Dalej pozwolił sobie na dygresję, nawiązując do jednego z "leitmotiwów" swojej publicystyki, a więc krytykowania lewicowych i lewackich przeciwników polityki Izraela na Bliskim Wschodzie oraz europejskiej antyamerykańskości."Pacyfizm i kretynizm to bliscy krewni." - podkreślił.
I powrócił do ataków na Unię Europejską: "Następnego dnia po uroczystości w Oslo, w stolicy kraju, którego społeczeństwo dwa razy odmówiło przystąpienia do UE, przeczytałem w dzienniku „Die Welt” artykuł na temat „brukselskiego jarmarku próżności”, na którym do końca spierano się i targowano, kto będzie mógł przemawiał a kto dostąpi zaszczytu odebrania nagrody. Przewodniczący Komisji Europejskiej, Barroso, przewodniczący Rady Europejskiej, van Rompuy oraz przewodniczący Parlamentu Europejskiego, Schulz, mimo mocno napiętych kalendarzy, kłócili się zawzięcie, próbując nawzajem się wygryźć. Do czasu, jak to zwykle w Brukseli bywa, osiągnięcia kompromisu.
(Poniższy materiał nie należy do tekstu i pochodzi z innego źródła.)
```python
def _schedule_paths(n: int, root: int, adj, width: int):
    parent_ref = {root: (-1, -1)}
    depth = {root: 0}
    bfs = [root]
    for u in bfs:
        for v, k in adj[u]:
            if v not in parent_ref:
                parent_ref[v] = (u, k)
                depth[v] = depth[u] + 1
                bfs.append(v)
    if len(bfs) != n:
        raise TopologyError("feeder is not connected (run repair_topology first)")
    pending = [0] * n
    for v in bfs[1:]:
        pending[parent_ref[v][0]] += 1
    ready = set(v for v in bfs if pending[v] == 0)
    last = [None] * width
    steps = []
    while ready:
        cont = {}
        for lane in range(width):
            b = last[lane]
            if b is not None:
                u = parent_ref[b][0]
                if u >= 0 and u in ready and u not in cont:
                    cont[u] = lane
        take = sorted(ready, key=lambda v: (0 if v in cont else 1, -depth[v], v))[:width]
        assign = {v: cont[v] for v in take if v in cont}
        free = [lane for lane in range(width) if lane not in assign.values()]
        for v in take:
            if v not in assign:
                assign[v] = free.pop(0)
        last = [None] * width
        for v, lane in assign.items():
            last[lane] = v
            ready.discard(v)
        for v in assign:
            u = parent_ref[v][0]
            if u >= 0:
                pending[u] -= 1
                if pending[u] == 0:
                    ready.add(u)
        steps.append(assign)
    steps.reverse()
    assert list(steps[0]) == [root]
    row_of = {v: l for l, assign in enumerate(steps) for v in assign}
    has_kids = set(parent_ref[v][0] for v in bfs[1:])
    for v in sorted((v for v in bfs[1:] if v not in has_kids), key=lambda v: -(row_of[v] - row_of[parent_ref[v][0]])):
        u = parent_ref[v][0]
        cur = row_of[v]
        if cur == row_of[u] + 1 and steps[cur][v] == steps[row_of[u]].get(u):
            continue
        for r in range(row_of[u] + 1, cur):
            if len(steps[r]) < width:
                lane = min(set(range(width)) - set(steps[r].values()))
                del steps[cur][v]
                steps[r][v] = lane
                row_of[v] = r
                break
    order, level_of, lane_of = [], {}, {}
    for l, assign in enumerate(steps):
        for v in sorted(assign, key=lambda v: assign[v]):
            level_of[v] = l
            lane_of[v] = assign[v]
            order.append(v)
    return order, parent_ref, level_of, lane_of


def tree_center(n: int, adj, fallback: int) -> int:
    def far(s):
        dist = {s: 0}
        q = [s]
        for u in q:
            for v, _ in adj[u]:
                if v not in dist:
                    dist[v] = dist[u] + 1
                    q.append(v)
        t = max(dist, key=lambda v: (dist[v], -v))
        return t, dist
    if n == 1:
        return fallback
    a, _ = far(fallback)
    b, da = far(a)
    path = [b]
    while path[-1] != a:
        u = path[-1]
        path.append(next(v for v, _ in adj[u] if da[v] == da[u] - 1))
    return path[len(path) // 2]


def compile_feeder(feeder, renewable_sources: Optional[Sequence[str]] = None,
                   with_components: bool = True, root: str = "slack",
                   width: Optional[int] = None, paths: bool = False) -> FeederSoA:
    buses, lines = list(feeder.buses), list(feeder.lines)
    n, m = len(buses), len(lines)
    if n < 1:
        raise TopologyError("feeder has no buses")
    if m < n - 1:
        raise TopologyError(f"a connected feeder needs at least n-1 lines, this one has {n} buses and {m} lines "
                            "(run repair_topology first)")
    index = {b.id: i for i, b in enumerate(buses)}
    if len(index) != n:
        raise TopologyError("duplicate bus ids")
    slack = _slack_index(buses)

    adj: List[List[Tuple[int, int]]] = [[] for _ in range(n)]
    ydiag = np.zeros(n, dtype=complex)
    ys: List[complex] = []
    uf = list(range(n))
    ties: List[int] = []

    def _find(a: int) -> int:
# ... 191 lines not shown
```

Baseline: 98.43 million.

## Chain sibling subtree contributions through pool slots so parents gather fewer tails

For wide lane groups, non-heir children of a bus are arranged into chains where each child absorbs an earlier sibling's pooled contribution, so the parent gathers only chain tails instead of every child. The pool-slot lifetimes and the kids_x slot allocation are recomputed from actual reader rows, and the Python leaf scheduler places leaves on rows that spread siblings apart so chains can form. The aim is to cut the serial gather work and pool memory traffic at high-fanout buses. In exchange, each absorbing row does an extra dependent pool load, and the host-side slot allocation becomes more complex.

New measurement: 101.8 million (median of 6 runs). 3.4% higher.

```diff
diff --git a/grid-fed-rl-gym_b200/csrc/gfr_device.cuh b/grid-fed-rl-gym_b200/csrc/gfr_device.cuh
--- a/grid-fed-rl-gym_b200/csrc/gfr_device.cuh
+++ b/grid-fed-rl-gym_b200/csrc/gfr_device.cuh
@@ -33,10 +33,12 @@
 GFR_HD int rec_bus(const I4& t) { return (int)((unsigned)t.x & 0xFFFFu); }
 GFR_HD int rec_parent(const I4& t) { return (int)((unsigned)t.x >> 16); }
 GFR_HD int rec_list(const I4& t) { return t.y & REC_LIST_MASK; }
-GFR_HD int rec_kids_x_slot(const I4& t) { return (int)((unsigned)t.y >> REC_KIDX_SHIFT); }
+GFR_HD int rec_kids_x_slot(const I4& t) { return (int)((unsigned)t.y >> REC_KIDX_SHIFT) - 1; }
 GFR_HD int x_slot_of(int z) { return (int)((unsigned)z >> FL_XSLOT_SHIFT); }
-GFR_HD int rec_pool_kids(const I4& t) { return (int)((unsigned)t.w & 0xFFFFu); }
-GFR_HD int rec_all_kids(const I4& t) { return (int)((unsigned)t.w >> 16); }
+GFR_HD int rec_tails(const I4& t) { return (int)((unsigned)t.w & 0xFFFFu); }
+GFR_HD int rec_absorb(const I4& t) { return (int)((unsigned)t.w >> 16) - 1; }
+enum { CHAIN_MIN_LANES = 8 };
+template <int LANES> GFR_HD constexpr bool sibling_chains() { return LANES >= CHAIN_MIN_LANES; }
 
 struct Layout {
   int n, nl, L, G, Bt, A, D, m, n_src, R, img_bytes, n_noise, n_pool, k_slack;
@@ -496,7 +498,7 @@
 GFR_HD unsigned shr16_pair(unsigned lo, unsigned hi) { return (lo >> 16) | (hi << 16); }
 #define GFR_POOL_GATHER(t_, kq_, ...)                                                                              \
   do {                                                                                                             \
-    const int npk_ = rec_pool_kids(t_);                                                                            \
+    const int npk_ = rec_tails(t_);                                                                                \
     if (wide_group<LANES>() && npk_ <= 8) {                                                                       \
       unsigned w0_ = (unsigned)(kq_).x, w1_ = (unsigned)(kq_).y, w2_ = (unsigned)(kq_).z, w3_ = (unsigned)(kq_).w; \
       _Pragma("unroll 1")                                                                                          \
@@ -506,9 +508,9 @@
         __VA_ARGS__                                                                                                \
       }                                                                                                            \
     } else {                                                                                                       \
-      const int q1_ = rec_list(t_) + rec_all_kids(t_);                                                             \
+      const int q0_ = rec_list(t_);                                                                                \
       _Pragma("unroll 1")                                                                                          \
-      for (int q_ = q1_ - npk_; q_ < q1_; ++q_) {                                                                  \
+      for (int q_ = q0_; q_ < q0_ + npk_; ++q_) {                                                                  \
         const int slot = child_slot[q_];                                                                           \
         __VA_ARGS__                                                                                                \
       }                                                                                                            \
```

Ostatecznie van Rompuy i Barroso wspólnie odebrali dyplom, przy czym to van Rompuy mógł go dotknąć jako pierwszy. Przypuszczalnie mógł go także zabrać do domu, tam go pieścić i tulić a następnie włożyć sobie pod poduszkę. Tymczasem Martin Schulz musiał się zadowolić okolicznościowym medalem. Zawsze coś. Na koniec wykonano zdjęcie grupowe mające sugerować jedność i zgodę - kolejna paralela do zwyczajów panujących wewnątrz KC KPZS …"
Zdaniem Brodera, Unia Europejska nie rozwiązuje żadnego z problemów dzisiejszych mieszkańców Europy, co więcej, jak pokazuje m.in. kryzys w strefie euro, sama jest problemem. Podkreślił, że od upadku realnego socjalizmu UE jest najbardziej zmasowaną próbą ubezwłasnowolnienia obywateli i odebrania społeczeństwom zdobyczy demokracji. I czeka ją rychła katastrofa, tak jak słynnego Titanica. - Życzę państwu miłej podróży - skończył Broder swój wywód.